If I were to do Mike Mentzer’s HIT, for a fullbody workout. Should I still contain 1-2 excercise per muscle?

bobo_mcpherson

New member
I’m a newbie, 5 months in with only gains when I’m serious. Aside from thag, I never made much gains (though I lost 20kg). I’m 14, and I feel like HIT could help with my time management as well as gains.

I’m very new to this and use a home gym with no smith machines. I hope you could help.
 
@bobo_mcpherson HIT training the Mentzer isn't super advisable for natural athletes or beginners. The whole purpose of HIT training is one, all out, gun-to-your head set per body part to absolute absolute failure. It you do it right, you can't do another set, and according to his theories you don't hit that body part again for a week+.

Like I said, not for beginners, not for naturals. And Mentzer, God rest his soul was also on amphetamines too when coming up with his later theories, so keep that in mind.
 
@lineman Mike Mentzer is an enigma to me, he seems to be both correct yet incorrect. Like Andrew Tate or Napoleon Bonaparte.

His training seems to truly benefit naturals, if they excercise at 30 minutes to two hour with HIT(unlike his 30 min 4 day split of HIT).

I will at best attempt it, and find any reports on improvements.
 
@nicole351 Andrew Tate is both a madman and yet says some actual philosophical ideals that make sense.

Napoleon Bonaparte loved his woman, but we are unsure if he even loved France, even if he did truly fix it.

Napoleon is more of an enigma as we did not know what motives drove him to such ambitions
 
@bobo_mcpherson That's just called being wrong about some things & right about some things. It's not an enigma, it's actually a massive proportion of the human race. Mike is a great example of a guy with some good theories and also some bunk.
 
@bobo_mcpherson But that's the thing, you can't do true HIT for 2 hours. True true true muscular failure is so taxing, you won't be able to stretch it out for 2 hours doing set after set. If you do more than one set per body part in a session, it's not true HIT.
 
@thunderbolt1990 3DMJ has been more vocal about lower volumes recently as well. Not 1-set-per-exercise-low, but definitely that everyone tries pushing their training intensity with 6-10 sets per muscle group per week.
 
@lineman Doctor prescribed amphetamines that were for productivity use he wanted to read and write all day as well as ride bike for miles a day and found that it helped him a lot. He made many books and articles about bodybuilding and the mind as well. And his theories are correct.
 
@mycroft1325 He was a charlatan who got butthurt about losing to arnold and made up a dogmatic training system to market himself after he quit competing.

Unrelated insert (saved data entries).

+                                                        int K, int E)
+{
+    constexpr int NN = N * N, NC = N / 2, NE = N * NC;
+    constexpr bool AH = (N == 4);
+    const int kl = blockIdx.x, L = threadIdx.x, LT = blockDim.x;
+    if (kl >= E)
+        return;
+    const int NM = 2 * K + 4, PS = pair_image_ps(N, K), REC = 2 * PS;
+    const double2 *__restrict__ ops = ops_all + (size_t)kl * (K + 3) * NN;
+    double2 *__restrict__ rec = img_all + (size_t)kl * pair_image_d2(N, K);
+    auto ah_weight = [&](int q, int c, int sl) {
+        const int P0 = q * NC, Q0 = (1 - q) * NC;
+        int jj, ii;
+        double wt = 1.0;
+        if (sl < 2)       { jj = ii = P0 + sl; }
+        else if (sl < 4)  { jj = P0 + 1; ii = P0; wt = 2.0; }
+        else if (sl < 6)  { jj = P0; ii = Q0; }
+        else if (sl < 8)  { jj = P0 + 1; ii = Q0 + 1; }
+        else              { jj = P0 + 1; ii = Q0; wt = 2.0; }
+        const double2 b1 = ops[(size_t)(1 + c) * NN + jj + ii * N], b2 = ops[(size_t)(1 + c) * NN + ii + jj * N];
+        const double bsr = 0.5 * (b1.x - b2.x), bsi = 0.5 * (b1.y + b2.y);
+        const double v = sl < 2 ? -bsi : ((sl & 1) ? -wt * bsi : wt * bsr);
+        return v;
+    };
+    for (int idx = L; idx < REC; idx += LT) {
+        const int q = idx / PS, rem = idx - q * PS;
+        const int mat = rem / NE, e = rem - mat * NE;
+        double2 val = make_double2(0.0, 0.0), val_ah = val;
+        if (mat == 2 * K + 3) {
+            const double2 *__restrict__ gXi = ops + (size_t)(1 + K) * NN, *__restrict__ gXt = gXi + NN;
+            const int r = e % N, jl = e / N;
+            const int i = (((r / NC) ^ q) * NC) + (r % NC), j = q * NC + jl;
+            double sr = 0.0, si = 0.0;
+            for (int kk = 0; kk < N; ++kk) {
+                const double2 a = gXi[i + kk * N], b = gXt[j + kk * N];
+                sr = fma(a.x, b.x, sr); sr = fma(a.y, b.y, sr);
+                si = fma(a.y, b.x, si); si = fma(-a.x, b.y, si);
+            }
+            val = val_ah = make_double2(sr, si);
+        } else if (mat < NM) {
+            const int r = e % N, jl = e / N;
+            const int i = (((r / NC) ^ q) * NC) + (r % NC), j = q * NC + jl;
+            int src;
+            if (mat <= K)            src = mat * NN + i + j * N;
+            else if (mat <= 2 * K)   src = (mat - K) * NN + j + i * N;
+            else                     src = (mat - K) * NN + i + j * N;
+            val = val_ah = ops[src];
+            if (AH && mat > K && mat <= 2 * K) {
+                const int d0 = 2 * (rem - (1 + K) * NE);
+                val_ah = make_double2(0.0, 0.0);
+                if (d0 < K * 2 * kAhImage) {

Mentzer trained high volume. None of his students became high level pros. 1000000s of bodybuilders successfully train high volume.

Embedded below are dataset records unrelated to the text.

template <int TPD>
__global__ __launch_bounds__(DFIRT_BLOCK) void k_fir_decim4_tpl(
    const float2* __restrict__ in, float2* __restrict__ out,
    const float* __restrict__ rtv ,
    long long n_out, long long n_in_valid) {
    static_assert(TPD % 4 == 0, "TPD must be a multiple of 4");
    const unsigned SP = dfirt_sp(TPD);
    extern __shared__ __attribute__((aligned(16))) char smem[];
    float* planes = (float*)smem;
    float* s_rt = planes + 4u * SP;

    const int tid = threadIdx.x;
    const unsigned span = 3 + 4 * (DFIRT_TILE + TPD + 8);
    for (long long tile = blockIdx.x;
         tile * (long long)DFIRT_TILE < n_out; tile += gridDim.x) {
        const long long out_base = tile * DFIRT_TILE;
        const long long in_base = out_base * 4;
        const unsigned eb = (unsigned)tid * DFIRT_R;
        float2 a01r = make_float2(0.f, 0.f), a23r = a01r;
        float2 a01i = a01r, a23i = a01r;
#pragma unroll
        for (int half = 0; half < 2; half++) {
            for (unsigned idx = tid; 2 * idx + 3 < span;
                 idx += DFIRT_BLOCK) {
                unsigned i = idx >> 1, vloc = idx & 1u;
                unsigned rel = 3 + 4 * i + 2 * half + vloc;
                if (rel >= span) continue;
                long long g = in_base + rel;
                float2 x = (g < n_in_valid) ? in[g] : make_float2(0.f, 0.f);
                planes[vloc * SP + i] = x.x;
                planes[(2 + vloc) * SP + i] = x.y;
            }
            if (half == 0)
                for (int i = tid; i < 4 * (TPD + 4); i += DFIRT_BLOCK)
                    s_rt[i] = rtv[i];
            __syncthreads();
#pragma unroll
            for (int vloc = 0; vloc < 2; vloc++) {
                const float* pre = planes + (unsigned)vloc * SP;
                const float* pim = planes + (unsigned)(2 + vloc) * SP;
                const float* rt =
                    s_rt + (unsigned)(2 * half + vloc) * (TPD + 4);
                float4 r0 = *(const float4*)&pre[eb];
                float4 r1 = *(const float4*)&pre[eb + 4];
                float4 i0 = *(const float4*)&pim[eb];
                float4 i1 = *(const float4*)&pim[eb + 4];
                float4 hc = *(const float4*)&rt[0];
                constexpr int NG = TPD / 4;
#pragma unroll 4
                for (int m = 0; m < NG; m++) {
                    const float4 rn = *(const float4*)&pre[eb + 4 * m + 8];
                    const float4 in_ = *(const float4*)&pim[eb + 4 * m + 8];
                    const float4 h4 = *(const float4*)&rt[4 * m + 4];
                    const float wr[8] = {r0.x, r0.y, r0.z, r0.w,
                                         r1.x, r1.y, r1.z, r1.w};
                    const float wi[8] = {i0.x, i0.y, i0.z, i0.w,
                                         i1.x, i1.y, i1.z, i1.w};
                    const float ht[4] = {hc.x, hc.y, hc.z, hc.w};
#pragma unroll
                    for (int tl = 0; tl < 4; tl++) {
                        const float h = ht[tl];
                        a01r.x = fmaf(wr[tl], h, a01r.x);
                        a01r.y = fmaf(wr[tl + 1], h, a01r.y);
                        a23r.x = fmaf(wr[tl + 2], h, a23r.x);
                        a23r.y = fmaf(wr[tl + 3], h, a23r.y);
                        a01i.x = fmaf(wi[tl], h, a01i.x);
                        a01i.y = fmaf(wi[tl + 1], h, a01i.y);
                        a23i.x = fmaf(wi[tl + 2], h, a23i.x);
                        a23i.y = fmaf(wi[tl + 3], h, a23i.y);
                    }
                    r0 = r1; r1 = rn;
                    i0 = i1; i1 = in_;
                    hc = h4;
                }
            }
            __syncthreads();
        }
        const float ar[4] = {a01r.x, a01r.y, a23r.x, a23r.y};
        const float ai[4] = {a01i.x, a01i.y, a23i.x, a23i.y};
#pragma unroll
        for (int j = 0; j < DFIRT_R; j++) {
            long long o = out_base + eb + j;
            if (o < n_out) out[o] = make_float2(ar[j], ai[j]);
        }
    }
}

typedef void (*dfir_tpl_fn)(const float2*, float2*, const float*, long long,
                            long long);

__global__ void k_fir_decim_generic_cf32(const float2* __restrict__ in,
                                         float2* __restrict__ out,
                                         const float* __restrict__ taps,
                                         int n_taps, long long decim,
                                         long long n_out,
                                         long long n_in_valid) {
    long long stride = (long long)gridDim.x * blockDim.x;
    for (long long k = blockIdx.x * (long long)blockDim.x + threadIdx.x;
         k < n_out; k += stride) {
        float sre = 0.f, sim = 0.f;
        long long base = decim - 1 + k * decim;
        for (int t = 0; t < n_taps; t++) {
            float2 x = (base + t < n_in_valid) ? in[base + t]
                                               : make_float2(0.f, 0.f);
            float h = taps[n_taps - 1 - t];
            sre = fmaf(x.x, h, sre);
            sim = fmaf(x.y, h, sim);
        }
        out[k] = make_float2(sre, sim);
    }
}

__global__ __launch_bounds__(256) void k_fir_ccf32(
    const float2* __restrict__ in, float2* __restrict__ out,
    const float2* __restrict__ taps, int n_taps, long long n_out,
    long long n_in_valid) {
    const unsigned TILE = 1024;
    const unsigned elems = TILE + n_taps - 1;
    extern __shared__ __attribute__((aligned(16))) char smem[];
    float2* s_x = (float2*)smem;
    float2* s_h = s_x + elems;
    const int tid = threadIdx.x;
    for (long long tile = blockIdx.x; tile * (long long)TILE < n_out;
         tile += gridDim.x) {
        const long long out_base = tile * TILE;
        for (unsigned i = tid; i < elems; i += 256) {
            long long g = out_base + i;
            s_x[i] = (g < n_in_valid) ? in[g] : make_float2(0.f, 0.f);
        }
        for (int i = tid; i < n_taps; i += 256)
            s_h[i] = taps[n_taps - 1 - i];
        __syncthreads();
        for (int j = 0; j < 4; j++) {
            unsigned k = tid + j * 256;
            float sre = 0.f, sim = 0.f;
            for (int t = 0; t < n_taps; t++) {
                float2 x = s_x[k + t];
                float2 h = s_h[t];
                sre = fmaf(x.x, h.x, sre);
                sre = fmaf(-x.y, h.y, sre);
                sim = fmaf(x.x, h.y, sim);
                sim = fmaf(x.y, h.x, sim);
            }
            long long o = out_base + k;
            if (o < n_out) out[o] = make_float2(sre, sim);
        }
        __syncthreads();
    }
}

And dont bring up dorian because he used pyramid sets.look at his logbooks theyre all online.
 
@mycroft1325 I wonder what bicycle could even handle a man like him 😂.

If the theories are presently correct, why was he open to steroids?

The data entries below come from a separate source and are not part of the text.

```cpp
extern "C" int wm_op_conv3x3_16(const void* a_dev, const void* w_dev, float* out_dev, int batch, int c_out, int c_in, int precision,
                               void* stream) {
    return launch_conv3x3_16(nullptr, (hipStream_t)stream, precision, a_dev, w_dev, out_dev, batch * 4096, c_out, c_in);
}

extern "C" int wm_op_patch_embed16(const void* img16_dev, const void* w_dev, const float* bias_dev, float* out_f32_dev, void* out_16_dev,
                                  int batch, int n_out, int c_in, int precision, void* stream) {
    if (!img16_dev || !w_dev) return fail("wm_op_patch_embed16: null buffer");
    return launch_patch_embed16(nullptr, (hipStream_t)stream, precision, img16_dev, w_dev, bias_dev, nullptr, 0, out_f32_dev, out_16_dev, batch, n_out, c_in);
}

extern "C" int wm_op_gemm32(const float* a_dev, const float* w_dev, const float* bias_dev, const float* residual_dev, float* out_dev,
                            int M, int N, int K, int act, void* stream) {
    const int split = (act & WM_GEMM32_SPLIT) != 0, presplit = (act & WM_GEMM32_PRESPLIT) != 0;
    if (split && presplit) return fail("wm_op_gemm32: WM_GEMM32_SPLIT and WM_GEMM32_PRESPLIT are exclusive");
    return launch_gemm32(nullptr, (hipStream_t)stream, a_dev, w_dev, bias_dev, residual_dev, out_dev, M, N, K, act & 0xff, 0,
                         presplit ? 3 : split ? 2 : 1);
}

extern "C" int wm_op_layernorm(const float* x_dev, const float* gamma_dev, const float* beta_dev, float eps, float* out_f32_dev,
                               void* out_16_dev, int64_t rows, int C, int precision, void* stream) {
    const int packed = (precision & WM_LAYOUT_PACKED) != 0;
    precision &= ~WM_LAYOUT_PACKED;
    if (!out_f32_dev && out_16_dev)
        return launch_layernorm_block(nullptr, (hipStream_t)stream, precision, x_dev, gamma_dev, beta_dev, eps, out_16_dev, rows, C, packed);
    if (packed) return fail("wm_op_layernorm: the LDS-image-order output exists for the 16-bit-only form");
    return launch_layernorm(nullptr, (hipStream_t)stream, precision, x_dev, gamma_dev, beta_dev, eps, out_f32_dev, out_16_dev, rows, C);
}

extern "C" int wm_op_encoder_attention(const void* qkv_dev, const float* qkv_bias_dev, const float* rel_pos_h_dev,
                                       const float* rel_pos_w_dev, void* out_dev, int batch, int heads, int head_dim, int window,
                                       int precision, void* stream) {
    return launch_encoder_attention(nullptr, (hipStream_t)stream, precision, qkv_dev, qkv_bias_dev, rel_pos_h_dev, rel_pos_w_dev, out_dev,
                                    batch, heads, head_dim, window);
}

extern "C" int wm_op_encoder_attention_qkv(const void* q_dev, const void* k_dev, const void* v_dev, int token_stride, const float* qkv_bias_dev,
                                           const float* rel_pos_h_dev, const float* rel_pos_w_dev, void* out_dev, int batch, int heads,
                                           int head_dim, int window, int precision, void* stream) {
    AttnExtra x;
    x.k_sep = k_dev; x.v_sep = v_dev; x.tok_stride = token_stride;
    return launch_encoder_attention(nullptr, (hipStream_t)stream, precision, q_dev, qkv_bias_dev, rel_pos_h_dev, rel_pos_w_dev, out_dev,
                                    batch, heads, head_dim, window, x);
}

extern "C" int wm_op_mha16(const void* q_dev, int q_stride, const void* k_dev, int k_stride, const void* v_dev, int v_stride,
                           void* out_dev, int out_stride, int batch, int heads, int head_dim, int nq, int nk, int precision, void* stream) {
    return launch_mha16(nullptr, (hipStream_t)stream, precision, q_dev, q_stride, k_dev, k_stride, v_dev, v_stride, out_dev, out_stride,
                        batch, heads, head_dim, nq, nk);
}

extern "C" int wm_op_mha32(const float* q_dev, const float* k_dev, const float* v_dev, float* out_dev, int batch, int heads,
// ... 4 lines not shown
```

Before: 173.2 tiles/s.

## Fuse positional-embedding add and norm4 LayerNorm into row-block fp32x3 decoder GEMMs

Adds a row-blocked split-fp16 GEMM kernel that covers the full N (128 or 256) per block. It can add a broadcast positional embedding to A while loading, and can apply LayerNorm to the output rows in the epilogue. The decoder now uses it for key projections, which drops the separate add_k kernels and the kpe_sum buffer. It also folds the norm4 LayerNorm into the output projection and removes the initial device-to-device copy of the keys. The decoder is a small part of the vit_h pipeline, so the gain is likely small, and the fused epilogue may change rounding slightly.

```diff
diff --git a/include/wm_hip.h b/include/wm_hip.h
--- a/include/wm_hip.h
+++ b/include/wm_hip.h
@@ -292,6 +292,11 @@
 int wm_op_gemm32(const float* a_dev, const float* w_dev, const float* bias_dev,
                  const float* residual_dev, float* out_dev, int M, int N, int K, int act, void* stream);
 
+int wm_op_gemm32_rows(const float* a_dev, const float* pos_dev, int pos_rows, const float* w_dev, const float* bias_dev,
+                      const float* residual_dev, float* out_dev, const float* ln_gamma_dev, const float* ln_beta_dev, float ln_eps,
+                      int M, int N, int K, int act, void* stream);
+int wm_op_gemm32_takes_rows(int M, int N, int K);
+
 int wm_op_layernorm(const float* x_dev, const float* gamma_dev, const float* beta_dev, float eps,
                     float* out_f32_dev, void* out_16_dev, int64_t rows, int C, int precision, void* stream);
 
diff --git a/wildlifemapper_amd/_native.py b/wildlifemapper_amd/_native.py
--- a/wildlifemapper_amd/_native.py
+++ b/wildlifemapper_amd/_native.py
@@ -118,6 +118,8 @@
     "wm_op_conv3x3_16": (_I, [_P, _P, _P, _I, _I, _I, _I, _P]),
     "wm_op_patch_embed16": (_I, [_P, _P, _P, _P, _P, _I, _I, _I, _I, _P]),
     "wm_op_gemm32": (_I, [_P, _P, _P, _P, _P, _I, _I, _I, _I, _P]),
+    "wm_op_gemm32_rows": (_I, [_P, _P, _I, _P, _P, _P, _P, _P, _P, _F, _I, _I, _I, _I, _P]),
+    "wm_op_gemm32_takes_rows": (_I, [_I, _I, _I]),
     "wm_op_layernorm": (_I, [_P, _P, _P, _F, _P, _P, _L, _I, _I, _P]),
     "wm_op_encoder_attention": (_I, [_P, _P, _P, _P, _P, _I, _I, _I, _I, _I, _P]),
     "wm_op_encoder_attention_qkv": (_I, [_P, _P, _P, _I, _P, _P, _P, _P, _I, _I, _I, _I, _I, _P]),
diff --git a/wildlifemapper_amd/csrc/gemm32.h b/wildlifemapper_amd/csrc/gemm32.h
--- a/wildlifemapper_amd/csrc/gemm32.h
+++ b/wildlifemapper_amd/csrc/gemm32.h
@@ -182,4 +182,170 @@
     }
 }
 
-}
+struct Gemm32RowsArgs {
+    const float* A; const float* pos; const u16* Whi; const u16* Wlo;
+    const float* bias; const float* residual; float* out;
+    const float* ln_g; const float* ln_b; float ln_eps;
+    int M, N, K, act, lda, pos_rows;
+    int* overflow;
+};
+
+template <int I, int N, class F>
+__device__ __forceinline__ void g32_static_for(F&& f) {
+    if constexpr (I < N) {
+        f(std::integral_constant<int, I>{});
+        g32_static_for<I + 1, N>(f);
+    }
+}
+
+template <int NJ>
+struct G32Rows {
+    static constexpr int BM = 64, BK = 32, LDH = BK + 8, N = 64 * NJ;
+    static constexpr int LDO = N + 4;
+    static constexpr int LOOP_BYTES = (2 * BM + 2 * N) * LDH * 2, EPI_BYTES = BM * LDO * 4;
+    static constexpr int LDS = LOOP_BYTES > EPI_BYTES ? LOOP_BYTES : EPI_BYTES;
+};
+
+template <int NJ, bool LN>
+__global__ __launch_bounds__(256, NJ == 2 ? 3 : 2) void gemm32x3_rows_kernel(Gemm32RowsArgs p) {
+    using G = G32Rows<NJ>;
+    constexpr int BM = G::BM, BK = G::BK, LDH = G::LDH, N = G::N, LDO = G::LDO;
+    static_assert(!LN || NJ == 4, "the fused LayerNorm is the 256-column form: one wave per row");
+    extern __shared__ __attribute__((aligned(16))) unsigned char g32r_lds[];
+    u16* const sAh = (u16*)g32r_lds;
+    u16* const sAl = sAh + BM * LDH;
+    u16* const sWh = sAl + BM * LDH;
+    u16* const sWl = sWh + N * LDH;
+    float* const sO = (float*)g32r_lds;
+    const int tid = threadIdx.x, lane = tid & 63, wave = tid >> 6;
+    const int wr = wave >> 1, wc = wave & 1;
+    const int m0 = blockIdx.x * BM;
+    const int lrow = tid >> 2, lcol = (tid & 3) * 8;
+
+    f32x16 acc[NJ], accx[NJ];
+#pragma unroll
+    for (int j = 0; j < NJ; ++j)
+#pragma unroll
+        for (int r = 0; r < 16; ++r) acc[j][r] = accx[j][r] = 0.f;
+    const float* ap = p.A + (size_t)(m0 + lrow) * p.lda + lcol;
+    const float* pp = p.pos ? p.pos + (size_t)((m0 + lrow) % p.pos_rows) * p.K + lcol : nullptr;
+    const size_t woff = (size_t)lrow * p.K + lcol;
+    struct AStage { f32x4 a0, a1, p0, p1; };
+    AStage st[2];
+    f16x8 wh[NJ], wl[NJ];
+    float amax = 0.f;
+    auto fetch_a = [&](AStage& s, int k0) {
+        s.a0 = *(const f32x4*)(ap + k0); s.a1 = *(const f32x4*)(ap + k0 + 4);
+        if (pp) { s.p0 = *(const f32x4*)(pp + k0); s.p1 = *(const f32x4*)(pp + k0 + 4); }
+    };
+    auto fetch_w = [&](int k0) {
+        g32_static_for<0, NJ>([&](auto ic) {
+            constexpr int i = decltype(ic)::value;
+            wh[i] = *(const f16x8*)(p.Whi + woff + (size_t)i * 64 * p.K + k0);
+            wl[i] = *(const f16x8*)(p.Wlo + woff + (size_t)i * 64 * p.K + k0);
+        });
+    };
+    auto split8 = [&](const f32x4& x0, const f32x4& x1, uint4& hi, uint4& lo) {
+        union { uint4 raw; typename FP16::vec4 h[2]; } uh, ul;
+#pragma unroll
+        for (int j = 0; j < 8; ++j) {
+            const float x = j < 4 ? x0[j] : x1[j - 4];
+            amax = fmaxf(amax, fabsf(x));
+            uh.h[j >> 2][j & 3] = FP16::from_f32_bounded(x);
+            ul.h[j >> 2][j & 3] = FP16::from_f32_bounded((x - FP16::to_f32(uh.h[j >> 2][j & 3])) * G32X3_LOSCALE);
+        }
+        hi = uh.raw; lo = ul.raw;
+    };
+    const int nk = p.K / BK;
+    fetch_a(st[0], 0);
+    fetch_w(0);
+    if (nk > 1) fetch_a(st[1], BK);
+    const int fa = (wr * 32 + (lane & 31)) * LDH + 8 * (lane >> 5), fw = (wc * NJ * 32 + (lane & 31)) * LDH + 8 * (lane >> 5);
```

I mean most videos I find of him seem to align with trusted modern sources, but he seems to be sort of…cultish? Or moreso he trained his cilents differently from how he claimed to train which offputs me.

From what I know, his cilents did 5 sets per excercise while he claims to do one.
 
@bobo_mcpherson There are programs and there are principles. You're going to want to take the principles in order to create a program.

HIT teaches you about working very hard and putting forth effort. A very valuable tool, as in my opinion, you won't be able to accurately assess Reps in Reserve (RIR) appropriately without knowing what failure feels like.

The harder you work, the less you'll be able to do and recover from.

With that said, Mentzer's work is strong. Towards the end he went a bit off the rails, though. With that said, it's not a bad starting point with some caveats.

A couple resources I would encourage you to look into are 3D Muscle Journey (especially their pyramid books about nutrition and training both), as well as Paul Carter (if you're fascinated by the concept of HIT).
 
@liz1965 Ah, I’ll look into 3D Muscle Journey.

Now the next question is how to create a program for myself? From my basic peek at it, programs are basically just a period where you workout certain muscles at a certain split?